Evidence-Based Patient-Centered Concept Map Analysis
Summary Brief of the Patient
JB is a 54-year-old Black American male with type 2 diabetes who has lived with the condition for 24 years. He had a right leg amputation below the knee five years ago due to wet gangrene and now uses crutches to walk. He was recently brought to the hospital with symptoms of altered consciousness, severe dehydration, and hyperglycemia.
Upon laboratory testing, it was found that JB had hyperglycemia of 32 mmol/L, a high hemoglobin A1c level of 7.9%, and deranged urea and electrolyte levels. He was diagnosed with a diabetic hyperosmolar hyperglycemic state and admitted to the intensive care unit for controlled insulin therapy.
JB was previously a truck driver but lost his job following the amputation and is now unable to work. He is married with one child, who is studying water engineering on a scholarship. JB does not have medical insurance, and his wife works as a supermarket attendant, which does not provide enough income to afford JB’s antidiabetic medications consistently.

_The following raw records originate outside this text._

@@ -306,16 +319,16 @@
         ip.v11[0] = *reinterpret_cast<const float*>(b + NQP * 16 + 16);
       } else {
         const float o = ip.hy * (ip.hx * ip.v00[0] + ip.lx * ip.v01[0]) + ip.ly * (ip.hx * ip.v10[0] + ip.lx * ip.v11[0]);
-        *reinterpret_cast<float*>(lds + OFF_RAW + rbuf * RAW_BYTES + (4 * Q * RPXL + ipos_b) * 4 + e4 * RPXL) = o;
+        *reinterpret_cast<float*>(lds + OFF_RAW + rbuf * RAW_BYTES + RAW_ORG + (4 * Q * RPXL + ipos_b) * 4 + e4 * RPXL) = o;
       }
     };
 
     constexpr int TCH = (CT == 64) ? 2 : 4;
     const int cb = (CT == 64) ? (lane & 1) : 0;
-    const int tt = (CT == 64) ? ((wave >> 2) * 32 + (lane >> 1)) : ((sw & 1) * 64 + lane);
+    const int tt = (CT == 64) ? ((wave >> 2) * 32 + (lane >> 1)) : ((sw & 1) * 64 + (lane & 15) + 16 * (((lane >> 4) & 1) * 2 + (lane >> 5)));
     const int tkg = (CT == 64) ? (sw & 1) : (sw >> 1), thf = (CT == 64) ? (sw >> 1) : 0;
     const int tty = tt / TX, ttx = tt % TX;
-    const int t_rd = (((tkg * (CK / 2) + thf * 4 + 2 * cb) * RPXL) + (2 * tty) * RW + 2 * ttx) * 4;
+    const int t_rd = RAW_ORG + (((tkg * (CK / 2) + thf * 4 + 2 * cb) * RPXL) + (2 * tty) * RW + 2 * ttx) * 4;
     const int t_wr = (((tkg * HALVES + thf) * NT) + tt) * 16 + cb * 8;
     struct Tr {
       float d[2][TCH][4];
@@ -449,7 +462,7 @@
           else if (sl == 9) islice(2), islice(3), imini(0);
           else if (sl == 10) islice(4), islice(5), imini(1), dma_u(sd.u_src, sd.u_dst);
           else if (sl == 11) imini(2);
-          if (RAWST && sl >= 6 && sl < 11) dma_raw(sd.raw_src, sd.raw_buf, 2 * (sl - 6), 2 * (sl - 6) + 2);
+          if (RAWST && sl >= 6 && sl < 6 + RAW_PER_WAVE) dma_raw(sd.raw_src, sd.raw_buf, sl - 6, sl - 5);
           if (STST && sl == 9) dma_st(sd.st_src, sd.st_buf);
         }
         if (sl == BAR) {
@@ -487,7 +500,7 @@
           }
     };
 
-    auto epilogue = [&](const Tile& T, int xsend, int xrecv, int zoff) {
+    auto epilogue = [&](const Tile& T, int xsend, int xrecv, int zoff, const float* hsrc, int hbuf) {
       const int tile = wn * 32 + l31, ty = tile / TX, tx = tile % TX;
       const int cbase = T.ct * CT + wm * 32 + 4 * kg;
       float* ob = a.out + ((size_t)T.b * a.Cout) * HpWp + (size_t)(T.y0 + 2 * ty + 1) * a.Wp + T.x0 + 2 * tx + PADL;
@@ -631,6 +644,7 @@
       } else {
         barrier();
       }
+      if constexpr (CT == 32) dma_raw(hsrc, hbuf, 0, RAW_PER_WAVE);
       WINO8_STAMP(20);
     };
 
@@ -664,9 +678,11 @@
     read_operand(I0{}, 0, 0, 0);
     read_operand(I0{}, 0, 1, 0);
 
-    auto chunk = [&](auto first_tag, auto k1_tag, auto k2_tag, auto k3_tag, const float* w_c, const float* nu, const float* nu2,
+    auto chunk = [&](auto first_tag, auto k1_tag, auto k2_tag, auto k3_tag, auto last_tag, const float* w_c, const float* nu, const float* nu2,
                      const float* nraw, const float* nst, int cc) {
       constexpr int EPI = decltype(first_tag)::value ? NST : 0;
+      constexpr int EPI0 = (CT == 32) ? 0 : EPI;
+      constexpr bool LAST = CT == 32 && decltype(last_tag)::value;
       constexpr bool K1 = UPS && decltype(k1_tag)::value, K2 = UPS && decltype(k2_tag)::value, K3 = UPS && decltype(k3_tag)::value;
       constexpr int NSW = C::NSW;
       using Pre = Yes;
@@ -685,11 +701,11 @@
         stage(I3{}, first_tag, std::integral_constant<int, 2 * NUW>{}, Pre{}, S3k{}, Side{rnext, 3, 0, nu + 2 * (UQ / 4), 2, nullptr, 0, nullptr, 0, rcur, rcur});
       } else {
         using S0k = StageKind<false, false, K1 ? 1 : -1>;
-        using S1k = StageKind<!K2, K3, K2 ? 0 : -1>;
+        using S1k = StageKind<!K2 && !LAST, K3, K2 ? 0 : -1>;
         const int u0 = 2 * rcur, n0 = 2 * rnext;
-        stage(I0{}, first_tag, std::integral_constant<int, NUW + EPI>{}, Yes{}, S0k{},
+        stage(I0{}, first_tag, std::integral_constant<int, NUW + EPI0>{}, Yes{}, S0k{},
               Side{rcur, u0, u0 + 1, nu + (USTG / 4), n0 + 1, nullptr, 0, nullptr, 0, rnext, rnext});
-        stage(I1{}, first_tag, std::integral_constant<int, 2 * NUW + EPI + (K2 ? 0 : NRAW) + (K3 ? NSW : 0)>{}, Pre{}, S1k{},
+        stage(I1{}, first_tag, std::integral_constant<int, 2 * NUW + EPI + (K2 || LAST ? 0 : NRAW) + (K3 ? NSW : 0)>{}, Pre{}, S1k{},
               Side{rnext, u0 + 1, n0, nu2, u0, nraw, rcur, nst, rnext, rcur, rcur});
       }
     };
@@ -706,8 +722,9 @@
         constexpr int AH = (CT == 64) ? 1 : 2;
         const float* nraw = (c + AH < a.nch) ? raw_of(T, c + AH) : raw_of(Tn, c + AH - a.nch);
         if constexpr (!UPS) {
-          if (c == 0) chunk(Yes{}, No{}, No{}, No{}, w_c, nu, nu2, nraw, nullptr, cc);
-          else chunk(No{}, No{}, No{}, No{}, w_c, nu, nu2, nraw, nullptr, cc);
+          if (c == 0) chunk(Yes{}, No{}, No{}, No{}, No{}, w_c, nu, nu2, nraw, nullptr, cc);
+          else if (CT == 32 && c == a.nch - 1) chunk(No{}, No{}, No{}, No{}, std::integral_constant<bool, CT == 32>{}, w_c, nu, nu2, nraw, nullptr, cc);
+          else chunk(No{}, No{}, No{}, No{}, No{}, w_c, nu, nu2, nraw, nullptr, cc);
         } else {
           const int cu = a.C0 / CK;
           auto ups = [&](int j) { return c + j < a.nch && c + j >= cu; };
@@ -715,29 +732,31 @@
           const float* nst = T.s1u + (size_t)CK * (c + AH + 1) * hpwp_lo;
           if (c == 0) {
             write_tables(T);
-            chunk(Yes{}, No{}, No{}, No{}, w_c, nu, nu2, nraw, nst, cc);
+            chunk(Yes{}, No{}, No{}, No{}, No{}, w_c, nu, nu2, nraw, nst, cc);
           } else if constexpr (CT == 64) {
-            if (!k1 && !k2) chunk(No{}, No{}, No{}, No{}, w_c, nu, nu2, nraw, nst, cc);
-            else if (!k1 && k2) chunk(No{}, No{}, Yes{}, No{}, w_c, nu, nu2, nraw, nst, cc);
-            else if (k1 && k2) chunk(No{}, Yes{}, Yes{}, No{}, w_c, nu, nu2, nraw, nst, cc);
-            else chunk(No{}, Yes{}, No{}, No{}, w_c, nu, nu2, nraw, nst, cc);
+            if (!k1 && !k2) chunk(No{}, No{}, No{}, No{}, No{}, w_c, nu, nu2, nraw, nst, cc);
+            else if (!k1 && k2) chunk(No{}, No{}, Yes{}, No{}, No{}, w_c, nu, nu2, nraw, nst, cc);
+            else if (k1 && k2) chunk(No{}, Yes{}, Yes{}, No{}, No{}, w_c, nu, nu2, nraw, nst, cc);
+            else chunk(No{}, Yes{}, No{}, No{}, No{}, w_c, nu, nu2, nraw, nst, cc);
           } else {
-            if (!k1 && !k2 && !k3) chunk(No{}, No{}, No{}, No{}, w_c, nu, nu2, nraw, nst, cc);
-            else if (!k1 && !k2) chunk(No{}, No{}, No{}, Yes{}, w_c, nu, nu2, nraw, nst, cc);
-            else if (!k1 && k3) chunk(No{}, No{}, Yes{}, Yes{}, w_c, nu, nu2, nraw, nst, cc);
-            else if (k1 && k2 && k3) chunk(No{}, Yes{}, Yes{}, Yes{}, w_c, nu, nu2, nraw, nst, cc);
-            else if (k1 && k2) chunk(No{}, Yes{}, Yes{}, No{}, w_c, nu, nu2, nraw, nst, cc);
-            else if (k1) chunk(No{}, Yes{}, No{}, No{}, w_c, nu, nu2, nraw, nst, cc);
-            else chunk(No{}, No{}, Yes{}, No{}, w_c, nu, nu2, nraw, nst, cc);
+            if (!k1 && !k2 && !k3 && c == a.nch - 1) chunk(No{}, No{}, No{}, No{}, Yes{}, w_c, nu, nu2, nraw, nst, cc);
+            else if (!k1 && !k2 && !k3) chunk(No{}, No{}, No{}, No{}, No{}, w_c, nu, nu2, nraw, nst, cc);
+            else if (!k1 && !k2) chunk(No{}, No{}, No{}, Yes{}, No{}, w_c, nu, nu2, nraw, nst, cc);
+            else if (!k1 && k3) chunk(No{}, No{}, Yes{}, Yes{}, No{}, w_c, nu, nu2, nraw, nst, cc);
+            else if (k1 && k2 && k3) chunk(No{}, Yes{}, Yes{}, Yes{}, No{}, w_c, nu, nu2, nraw, nst, cc);
+            else if (k1 && k2) chunk(No{}, Yes{}, Yes{}, No{}, No{}, w_c, nu, nu2, nraw, nst, cc);
+            else if (k1) chunk(No{}, Yes{}, No{}, No{}, No{}, w_c, nu, nu2, nraw, nst, cc);
+            else chunk(No{}, No{}, Yes{}, No{}, No{}, w_c, nu, nu2, nraw, nst, cc);
           }
         }
       }
       const int rl = (cc - 1) & 1;
       const int bufA = (CT == 64) ? ((sw < 2) ? OFF_U + 3 * USTG + sw * 8192 : OFF_V + VSTG + (sw - 2) * 8192) : OFF_V + VSTG + sw * 8192;
       const int bufB = (CT == 64) ? ((sw < 2) ? OFF_RAW + rl * RAW_BYTES + sw * 8192 : C::LDS_USED + (sw - 2) * 8192)
-                                  : ((sw < 1) ? OFF_U + (2 * rl + 1) * USTG : C::LDS_USED + (sw - 1) * 8192);
-      static_assert(C::LDS_USED + (CT == 64 ? 2 : 3) * 8192 <= LDS_REQ8 && 2 * 8192 <= RAW_BYTES && USTG >= 8192, "exchange buffers");
-      epilogue(T, P == 1 ? bufA : bufB, P == 1 ? bufB : bufA, bufB);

As a result, JB has a history of not taking his medications as prescribed due to cost concerns and does not regularly monitor his blood sugar levels. Despite being told that uncontrolled blood sugar and poor diabetes self-care led to the development of wet gangrene in his right leg, JB has not sufficiently improved his knowledge and self-care practices.
Patient Needs Analysis
To ensure that the interventions in the concept map are relevant and appropriate for JB’s beliefs, values, and lifestyle, it is important to consider his health, economic, and cultural needs. JB’s medical needs include diabetes care, physical therapy and rehabilitation to enhance mobility, and mental health assistance to address the psychological burden of amputation and unemployment.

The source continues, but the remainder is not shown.